A \emph{near-field} is a near-ring $N$
such that $(N\setminus\{0\},\cdot)$ is a group.
\section*{Notes}
Every element $a$ in a near-ring has a unique additive inverse, denoted $-a$.
We say $N$ has an {\em identity element} if there exists an element $1 \in N$ such that $a \cdot 1 = 1 \cdot a = a$ for all $a \in N$.
We say $N$ is {\em distributive} if $a\cdot(b+c) = (a \cdot b) + (a \cdot c)$ holds for all $a,b,c \in N$.
We say $N$ is {\em commutative} if $a \cdot b = b \cdot a$ for all $a,b \in N$.
Every commutative near-ring is distributive.
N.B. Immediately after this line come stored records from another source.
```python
def _plain_nll(c):
    return c.ignore_index == 255 and getattr(c, 'reduction', 'mean') == 'mean' and getattr(c, 'label_smoothing', 0.0) == 0.0 and getattr(c, 'size_average', True) in (None, True)
# ... 112 lines not shown
            return_loss = [loss1, self._aux_loss(aux_out, gts, aux_gts)]
            if self.args.memory:
                return_loss += [mem_output, writeloss, readloss]
            return_loss.append(inter_feature)
            return return_loss
        outputs = [dec2 if self.eval_logits_lowres else Upsample(dec2, x_size[2:])]
        if self.args.memory:
            outputs.append(mem_output)
        outputs.append(inter_feature)
        return outputs

    def _run_memory(self, dec0_up, gts, memory_writing, writing_detach):
        if gts is not None and gts.dim() == 4:
            raise ValueError('the memory needs class indices, not a multi-hot relaxed-border target (the reference fails here too): pass int64 labels as gts, '
                             'the relaxed criterion builds the border sets from them')
        dec0_up, sq, sm, readloss, writeloss = self.memory(dec0_up, gts, memory_writing, writing_detach)
        return dec0_up, [sq, sm, dec0_up.detach()], readloss, writeloss


class DeepV3Plus(_Base):
    def __init__(self, num_classes, trunk='resnet-101', criterion=None, criterion_aux=None, variant='D', skip='m1', skip_num=48, args=None):
        super().__init__()
        self.criterion, self.criterion_aux, self.variant, self.args, self.trunk = criterion, criterion_aux, variant, args, trunk
        Resnet.check_wt_layer(args.wt_layer)
        assert not args.use_wtloss, 'whitening is out of scope of the pinmem hot path'
        if trunk != 'resnet-50':
            raise ValueError("Not a valid network arch")
        self._adopt_trunk(trunk)

        def dilate(layer, d):
            for n, m in layer.named_modules():
                if 'conv2' in n:
                    m.dilation, m.padding, m.stride = (d, d), (d, d), (1, 1)
                elif 'downsample.0' in n:
                    m.stride = (1, 1)
        if variant == 'D':
            dilate(self.layer3, 2), dilate(self.layer4, 4)
            os = 8
        elif variant == 'D16':
            dilate(self.layer4, 2)
            os = 16
        else:
            raise ValueError('unknown deepv3 variant: {}'.format(variant))
        self.output_stride = os
        self.aspp = _AtrousSpatialPyramidPoolingModule(2048, 256, output_stride=os)
        self.bot_fine = _cbr(256, 48, 1)
        self.bot_aspp = _cbr(1280, 256, 1)
        self.final1 = nn.Sequential(*(list(_cbr(304, 256, 3, padding=1)) + list(_cbr(256, 256, 3, padding=1))))
        self.final2 = nn.Sequential(nn.Conv2d(256, num_classes, kernel_size=1, bias=True))
        self.dsn = nn.Sequential(nn.Conv2d(1024, 512, kernel_size=3, stride=1, padding=1), Norm2d(512), nn.ReLU(inplace=True), nn.Dropout2d(0.1),
                                 nn.Conv2d(512, num_classes, kernel_size=1, stride=1, padding=0, bias=True))
        initialize_weights(self.dsn)
        initialize_weights(self.aspp)
        initialize_weights(self.bot_aspp)
        initialize_weights(self.bot_fine)
        initialize_weights(self.final1)
        initialize_weights(self.final2)
        self.eps = 1e-5
        self.whitening = False
        self.three_input_layer = False
        self.cov_matrix_layer, self.cov_type = [], []
        self._make_memory()
        channels_last_weights(self)

    def forward(self, x, gts=None, aux_gts=None, img_gt=None, visualize=False, cal_covstat=False, apply_wtloss=True,
                memory_writing=False, writing_detach=True):
        with ops.prefold(self):
            return self._forward(x, gts, aux_gts, img_gt, visualize, cal_covstat, apply_wtloss, memory_writing, writing_detach)

    def _forward(self, x, gts, aux_gts, img_gt, visualize, cal_covstat, apply_wtloss, memory_writing, writing_detach):
        assert not cal_covstat and not visualize, 'whitening statistics are out of scope'
        x_size = x.size()
        low_level, aux_out, x = self._trunk(x)
        x = self.aspp(x)
        dec0_up = run_cbr(self.bot_aspp, x)
        inter_feature = dec0_up
        mem_output = writeloss = readloss = None
        if self.args.memory:
            dec0_up, mem_output, readloss, writeloss = self._run_memory(dec0_up, gts, memory_writing, writing_detach)
        buf = ops.concat_buffer(low_level, [48, 256], low_level.shape[2:])
        dec0_fine = run_cbr(self.bot_fine, low_level, out=buf[:, :48])
        dec0_up = ops.resize(dec0_up, low_level.size()[2:], out=buf[:, 48:])
        dec0 = ops.concat(buf, [dec0_fine, dec0_up])
        dec1 = ops.conv_bn_act(dec0, self.final1[0], self.final1[1], relu=True)
        dec1 = ops.conv_bn_act(dec1, self.final1[3], self.final1[4], relu=True)
        dec2 = ops.conv(dec1, self.final2[0])
        return self._finish(dec2, x_size, aux_out, gts, aux_gts, mem_output, writeloss, readloss, inter_feature)


def DeepR50V3PlusD_OS8(args, num_classes, criterion, criterion_aux):
    print("Model : DeepLabv3+, Backbone : ResNet-50")
    return DeepV3Plus(num_classes, trunk='resnet-50', criterion=criterion, criterion_aux=criterion_aux, variant='D', skip='m1', args=args)


def DeepR50V3PlusD(args, num_classes, criterion, criterion_aux):
    print("Model : DeepLabv3+, Backbone : ResNet-50")
    return DeepV3Plus(num_classes, trunk='resnet-50', criterion=criterion, criterion_aux=criterion_aux, variant='D16', skip='m1', args=args)
```

Baseline: 159.9.

## Fuse BatchNorm+ReLU into Winograd input transforms for forward and backward passes

Adds Winograd input-transform variants that apply the preceding BatchNorm affine and ReLU while loading. The normalized activation no longer has to be materialized before a 3x3 conv in bottlenecks and the decoder pair. In backward, a fused BN-backward transform writes the dgrad V and the wgrad Z directly, so a separate dy tensor and the dy transform are skipped. This adds new entry points, a new autograd function for the decoder conv pair, and stream/event plumbing for the deferred wgrad. The BN affine is recomputed in several transforms, and the path only applies when all three conv routes are Winograd.

```diff
diff --git a/include/pinmem_hip.h b/include/pinmem_hip.h
--- a/include/pinmem_hip.h
+++ b/include/pinmem_hip.h
@@ -71,6 +71,16 @@
                             const pm_tensor* add, const uint8_t* add_mask, void* ws, size_t ws_bytes, void* stream);
 int pm_conv_bwd_weight(const pm_tensor* x, const pm_tensor* dy, float* dw_krsc, float* dbias, const pm_conv_params* p,
                        void* ws, size_t ws_bytes, void* stream);
+size_t pm_conv_winograd_z_bytes(const pm_tensor* x, const pm_tensor* y, const pm_conv_params* p);
+int pm_conv_fwd_bn(const float* x, int64_t x_pitch, int n, int h, int w, int cin, const float* mean, const float* invstd, const float* gamma, const float* beta,
+                   const float* w_krsc, float* y, int64_t y_pitch, int cout, const pm_conv_params* p, const pm_conv_epilogue* ep, void* ws, size_t ws_bytes,
+                   void* stream);
+int pm_conv_bwd_data_bn(const float* g, int64_t g_pitch, const float* y, int64_t y_pitch, int n, int h, int w, int cout, const float* mean, const float* invstd,
+                        const float* gamma, const float* beta, const float* sums, float count, const float* w_krsc, float* dx, int64_t dx_pitch, int cin,
+                        const pm_conv_params* p, const float* add, int64_t add_pitch, void* z, size_t z_bytes, float* dy, int64_t dy_pitch, void* z_event, void* ws,
+                        size_t ws_bytes, void* stream);
+int pm_conv_bwd_weight_z(const float* x, int64_t x_pitch, int n, int h, int w, int cin, int cout, const void* z, size_t z_bytes, float* dw_krsc,
+                         const pm_conv_params* p, void* ws, size_t ws_bytes, void* stream);
 
 typedef struct pm_routing {
   int32_t struct_size;
diff --git a/pinthememory_amd/csrc/conv_igemm.hip b/pinthememory_amd/csrc/conv_igemm.hip
--- a/pinthememory_amd/csrc/conv_igemm.hip
+++ b/pinthememory_amd/csrc/conv_igemm.hip
@@ -507,12 +507,16 @@
 inline size_t wino_ws(const WinoPlan& wp) { return wp.v_bytes + wp.m_bytes + wp.u_bytes; }
 
 int wino_conv(const pm_tensor* xin, const float* w, int w_cout, int w_cin, bool dgrad, const pm_tensor* yout, const WinoPlan& wp,
-              const pm_conv_epilogue& ep, void* ws, hipStream_t st, float* v_keep = nullptr, float* u_ext = nullptr, bool u_valid = false) {
+              const pm_conv_epilogue& ep, void* ws, hipStream_t st, float* v_keep = nullptr, float* u_ext = nullptr, bool u_valid = false,
+              const pm_wino_bn* in_bn = nullptr, bool v_ready = false) {
   float* V = v_keep ? v_keep : (float*)ws;
   float* Mo = (float*)((char*)ws + wp.v_bytes);
   float* U = u_ext ? u_ext : (float*)((char*)ws + wp.v_bytes + wp.m_bytes);
   const int cout = yout->c;
-  if (int e = pm_wino_input_xf((const float*)xin->ptr, xin->pitch, xin->c, wp.Kp, wp.g, V, st)) return e;
+  if (!v_ready)
+    if (int e = in_bn ? pm_wino_input_bn_xf((const float*)xin->ptr, xin->pitch, xin->c, wp.Kp, wp.g, *in_bn, V, st)
+                      : pm_wino_input_xf((const float*)xin->ptr, xin->pitch, xin->c, wp.Kp, wp.g, V, st))
+      return e;
   if (!(u_ext && u_valid))
     if (int e = pm_wino_filter_xf(w, w_cout, w_cin, wp.Kp, dgrad, wp.g.m, U, st)) return e;
   const pm_tensor xv = {V, 1, 1, (int32_t)wp.g.tiles, wp.Kp, wp.Kp};
@@ -556,14 +560,15 @@
 inline size_t wino_wgrad_ws(const WinoPlan& wp, const WinoWgradPlan& q) { return wp.v_bytes + wp.m_bytes + q.slab_bytes; }
 
 int wino_wgrad(const pm_tensor* x, const pm_tensor* dy, float* dw, const WinoPlan& wp, const WinoWgradPlan& q, void* ws, hipStream_t st,
-               float* v_kept = nullptr) {
+               float* v_kept = nullptr, float* z_pre = nullptr) {
   float* V = v_kept ? v_kept : (float*)ws;
-  float* Z = (float*)((char*)ws + wp.v_bytes);
+  float* Z = z_pre ? z_pre : (float*)((char*)ws + wp.v_bytes);
   float* slab = (float*)((char*)ws + wp.v_bytes + wp.m_bytes);
   const int cout = dy->c;
   if (!v_kept)
     if (int e = pm_wino_input_xf((const float*)x->ptr, x->pitch, x->c, wp.Kp, wp.g, V, st)) return e;
-  if (int e = pm_wino_dy_xf((const float*)dy->ptr, dy->pitch, cout, wp.g, Z, st)) return e;
+  if (!z_pre)
+    if (int e = pm_wino_dy_xf((const float*)dy->ptr, dy->pitch, cout, wp.g, Z, st)) return e;
   const pm_tensor xv = {V, 1, 1, (int32_t)wp.g.tiles, wp.Kp, wp.Kp};
   const pm_tensor zv = {Z, 1, 1, (int32_t)wp.g.tiles, cout, cout};
   const pm_conv_params p1 = {(int32_t)sizeof(pm_conv_params), 1, 1, 1, 0, 1, 0};
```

Every distributive near-ring with an identity element is a unital ring
(see the \PMlinkname{attached proof}{ConditionOnANearRingToBeARing}).
\section*{Example}
A natural example of a near-ring is the following. Let $(G,+)$ be a group (not necessarily \PMlinkname{abelian}{AbelianGroup2}), and let $M$ be the set of all functions from $G$ to $G$. For two functions $f$ and $g$ in $M$ define $f+g\in M$ by $(f+g)(x)=f(x)+g(x)$ for all $x\in G$. Then $(M,+,\circ)$ is a near-ring with identity, where $\circ$ denotes composition of functions.
\begin{thebibliography}{9}
\bibitem{pilz}
G\"unter Pilz,
{\it Near-Rings},
North-Holland, 1983.
\end{thebibliography}